Optimal flight profile (bluebird_gymnasium.rewards.climb_descent): Contains a collection of reward functions that reward or penalise an agent for aircraft either flying at their preferred flight level or not. When an aircraft enters a sector, it may need to exit the sector at a different flight level or maintain its current flight level at the exit. The flight level that an aircraft is required to exit the sector is referred to as its exit flight level defined in the coordination. Depending on the aircraft's current flight level and its defined exit flight level, an agent may need to climb (increase their flight level) or descend (reduce their flight level) or overfly (maintain their flight level) before the exit. If an aircraft needs to climb, then the goal is to climb as early as possible. However, if an aircraft needs to descend before exiting the sector, the aircraft should fly at a higher flight level for as long as possible, then start descending at a location that will enable the aircraft to reach the target flight level just before exiting the sector (this is known as top of descent).
Route centre navigation (bluebird_gymnasium.rewards.lateral_centreline_distance): Contains a collection of reward functions that reward the agent for aircraft that fly on (or stay close to) their route centre.
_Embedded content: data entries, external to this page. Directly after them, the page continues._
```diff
diff --git a/inversus-reinforcement-learning_b200/policies.py b/inversus-reinforcement-learning_b200/policies.py
--- a/inversus-reinforcement-learning_b200/policies.py
+++ b/inversus-reinforcement-learning_b200/policies.py
@@ -109,12 +109,20 @@
         res = None
         for i in ((2, 3, 4) if packed else (1, 2, 3, 4)):
             w_i = prep[f"cw{i}"]
+            eps = getattr(self, f"norm{i}").eps
+            if fused and i in (2, 3) and (self.use_custom_wgrad or not w_i.requires_grad):
+                from .fused_ops import conv3x3_ln_relu, conv3x3_ln_relu_supported
+                if conv3x3_ln_relu_supported(x, w_i):
+                    flat = conv3x3_ln_relu(x, w_i, prep[f"cb{i}"], prep[f"nw{i}"].reshape(-1), prep[f"nb{i}"].reshape(-1), eps)
+                    x = flat.view(nb, H, W, w_i.shape[0]).permute(0, 3, 1, 2)
+                    if i == 3:
+                        res = x
+                    continue
             if fused and self.use_custom_wgrad and w_i.requires_grad and i >= 2:
                 from .fused_ops import conv3x3, conv3x3_supported
                 y = conv3x3(x, w_i) if conv3x3_supported(x, w_i) else F.conv2d(x, w_i, None, padding=1)
             else:
                 y = F.conv2d(x, w_i, None if fused else prep[f"cb{i}"], padding=1)
-            eps = getattr(self, f"norm{i}").eps
             yp = y.permute(0, 2, 3, 1)
             c = yp.shape[-1]
             if fused:
diff --git a/profiles/measure_fused_conv.py b/profiles/measure_fused_conv.py
--- /dev/null
+++ b/profiles/measure_fused_conv.py
@@ -0,0 +1,90 @@
+import os
+import subprocess
+import sys
+
+ROOT = os.path.dirname(os.path.dirname(os.path.abspath(__file__)))
+sys.path.insert(0, ROOT)
+import torch
+
+from inversus_b200 import _capi, fused_ops, InversusCNNPolicy, PPOAgent
+
+PEAK_BF16, PEAK_HBM = 2.25e15, 7.7e12
+
+
+def bench(fn, n=20, warm=5):
+    for _ in range(warm):
+        fn()
+    torch.cuda.synchronize()
+    a, b = torch.cuda.Event(enable_timing=True), torch.cuda.Event(enable_timing=True)
+    a.record()
+    for _ in range(n):
+        fn()
+    b.record()
+    torch.cuda.synchronize()
+    return a.elapsed_time(b) / n
+
+
+def rates(label, ms, flop, nbytes):
+    s = ms * 1e-3
+    bound = "compute" if flop / PEAK_BF16 > nbytes / PEAK_HBM else "bytes"
+    frac = max(flop / PEAK_BF16, nbytes / PEAK_HBM) / s
+    print(f"  {label:34s} {ms * 1e3:8.1f} us  {flop / s / 1e15:5.2f} PFLOP/s  {nbytes / s / 1e9:6.0f} GB/s  "
+          f"({bound}-bound, {frac:.2f} of that data-sheet bound)", flush=True)
+
+
+smi = subprocess.run(["nvidia-smi", "--query-gpu=name,power.limit,clocks.max.sm", "--format=csv,noheader"],
+                     capture_output=True, text=True).stdout.strip()
+print(f"card: {torch.cuda.get_device_name()} | nvidia-smi: {smi}", flush=True)
+
+lib = _capi.load()
+st = int(torch.cuda.current_stream().cuda_stream)
+bf, cl = torch.bfloat16, torch.channels_last
+for cin, cout in ((32, 64), (64, 128)):
+    D = 150 * cout
+    for B, grad in ((8192, True), (65536, False)):
+        x = torch.randn(B, cin, 10, 15, device="cuda").to(bf).contiguous(memory_format=cl)
+        w = (torch.randn(cout, cin, 3, 3, device="cuda") * 0.05).to(bf).contiguous(memory_format=cl)
+        cb = torch.randn(cout, device="cuda").to(bf)
+        g, be = torch.rand(D, device="cuda").to(bf), torch.rand(D, device="cuda").to(bf)
+        h, z = torch.empty(B, D, dtype=bf, device="cuda"), torch.empty(B, D, dtype=bf, device="cuda")
+        mean, rstd = torch.empty(B, device="cuda"), torch.empty(B, device="cuda")
+        zp, mp, rp = (z.data_ptr(), mean.data_ptr(), rstd.data_ptr()) if grad else (None, None, None)
+        flop = 2 * B * 150 * cout * cin * 9
+        xin, hout = x.numel() * 2, h.numel() * 2
+        print(f"conv{2 if cin == 32 else 3} ({cin}->{cout}) B={B} {'with grad (z, mean, rstd stored)' if grad else 'no grad'}",
+              flush=True)
+        ms_f = bench(lambda: lib.inv_conv3x3_ln_relu_fwd(x.data_ptr(), w.data_ptr(), cb.data_ptr(), g.data_ptr(),
+                                                         be.data_ptr(), B, cin, cout, 1e-5, h.data_ptr(), zp, mp, rp, st))
+        rates("fused conv+LN+ReLU kernel", ms_f, flop, xin + hout * (2 if grad else 1))
+        ms_c = bench(lambda: torch.nn.functional.conv2d(x, w, None, padding=1))
+        y = torch.nn.functional.conv2d(x, w, None, padding=1).permute(0, 2, 3, 1).reshape(B, D)
+        ms_l = bench(lambda: lib.inv_ln_relu_fwd(y.data_ptr(), None, cb.data_ptr(), g.data_ptr(), be.data_ptr(), B, D, cout,
+                                                 1e-5, h.data_ptr(), mean.data_ptr(), rstd.data_ptr(), st))
+        rates("library conv (bias-free)", ms_c, flop, xin + hout)
+        rates("ln_relu_fwd_kernel", ms_l, 0, 2 * hout)
+        print(f"  pair {(ms_c + ms_l) * 1e3:.1f} us -> fused {ms_f * 1e3:.1f} us ({(ms_c + ms_l) / ms_f:.2f}x)", flush=True)
+        del x, h, z, y
+
+torch.manual_seed(0)
+m = InversusCNNPolicy().cuda()
+real_supported = fused_ops.conv3x3_ln_relu_supported
+B = 65536
+g = (torch.rand(B, 12, 10, 15, device="cuda") > 0.7).to(bf)
+e = torch.rand(B, 4, device="cuda")
+for on in (False, True):
+    fused_ops.conv3x3_ln_relu_supported = real_supported if on else (lambda x, w: False)
+    ms = bench(lambda: m.infer(g, e), 10, 3)
+    print(f"infer B={B} (bf16 observation planes) fused conv blocks {'on ' if on else 'off'}: {ms:.3f} ms", flush=True)
+del g, e
+
+for B in (8192, 32768):
+    g = (torch.rand(B, 12, 10, 15, device="cuda") > 0.7).to(bf)
+    e = torch.rand(B, 4, device="cuda")
+    act = torch.randint(0, 13, (B,), device="cuda")
+    adv, ret, olp = torch.randn(B, device="cuda"), torch.randn(B, device="cuda"), -torch.rand(B, device="cuda")
+    for on in (False, True):
+        fused_ops.conv3x3_ln_relu_supported = real_supported if on else (lambda x, w: False)
+        agent = PPOAgent(m, device="cuda", precision="bf16", batch_size=B, epochs=1)
+        ms = bench(lambda: agent._run_epochs(B, lambda idx: (g[idx], e[idx]), act, olp, adv, ret), 5)
+        print(f"train minibatch B={B} (eager) fused conv blocks {'on ' if on else 'off'}: {ms:.3f} ms", flush=True)
+fused_ops.conv3x3_ln_relu_supported = real_supported
```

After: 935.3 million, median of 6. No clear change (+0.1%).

If an aircraft deviates significantly away from its route centre, then the agent is penalised.
Conflict resolution (bluebird_gymnasium.rewards.conflict_resolution): Contains a collection of reward functions that penalise an agent for not resolving a conflict between an aircraft and another aircraft that prevents them from achieving their optimal flight profile.
Position status (bluebird_gymnasium.rewards.position): Contains a collection of reward functions that penalise an agent when an aircraft incorrectly leaves the sector (i.e., not exiting the sector at the correct location).

Usage

As earlier mentioned, an agent needs to optimise for several objectives expressed as multiple reward functions that are linearly combined in a weighted fashion. The reward function(s) to use is specified in the environment configuration (which is used to instantiate an environment). The environment configuration is specified in a JSON file which is loaded from disk. See an example of a sample configuration for the Springfield environment, with emphasis on the reward configuration section.

{
    ...
    "reward_config": {
        "fns": [
            "position_status_const",
            "lateral_centreline_distance_linear",
            "safety_simple_avoidance_exp",
        ],
        "coeffs": [1.0, 1.0, 2.0],
    },
    ...
}

In the above sample configuration, the reward functions to use are defined in the "fns" key of the dictionary which contains a list of pre-defined reward functions. In addition, the weight of each reward function in the linear combination is specified in "coeffs". Note that the number of elements in the "fns" list should match that of "coeffs" list.

An instantiated environment (using the configuration) will produce a reward per aircraft that is based on incorrect sector exit penalisation, penalisation for flying away from the defined route centre of the aircraft and penalisation for an safety violation. In essence, an agent is optimised to prevent any safety violation, ensure aircraft on or close to its defined route and ensure aircraft correctly exits the sector.

Custom Reward Functions

To create a user-defined (custom) reward function that can be specified in an environment configuration and used, follow the steps below:

Create a file (python module) in the reward function package, in bluebird_gymnasium/rewards/custom/.
Implement your reward function(s) logic in the file , with the following parameters: the gym environment, callsign (the identifier of the aircraft to evaluate by reward function), action (taken by the agent at the current time step) and a python kwargs
Import your reward function in bluebird_gymnasium/rewards/__init__.py and add the reward function to registry_reward_fn.
Now you can add your reward function to the environment configuration like any other pre-defined reward function.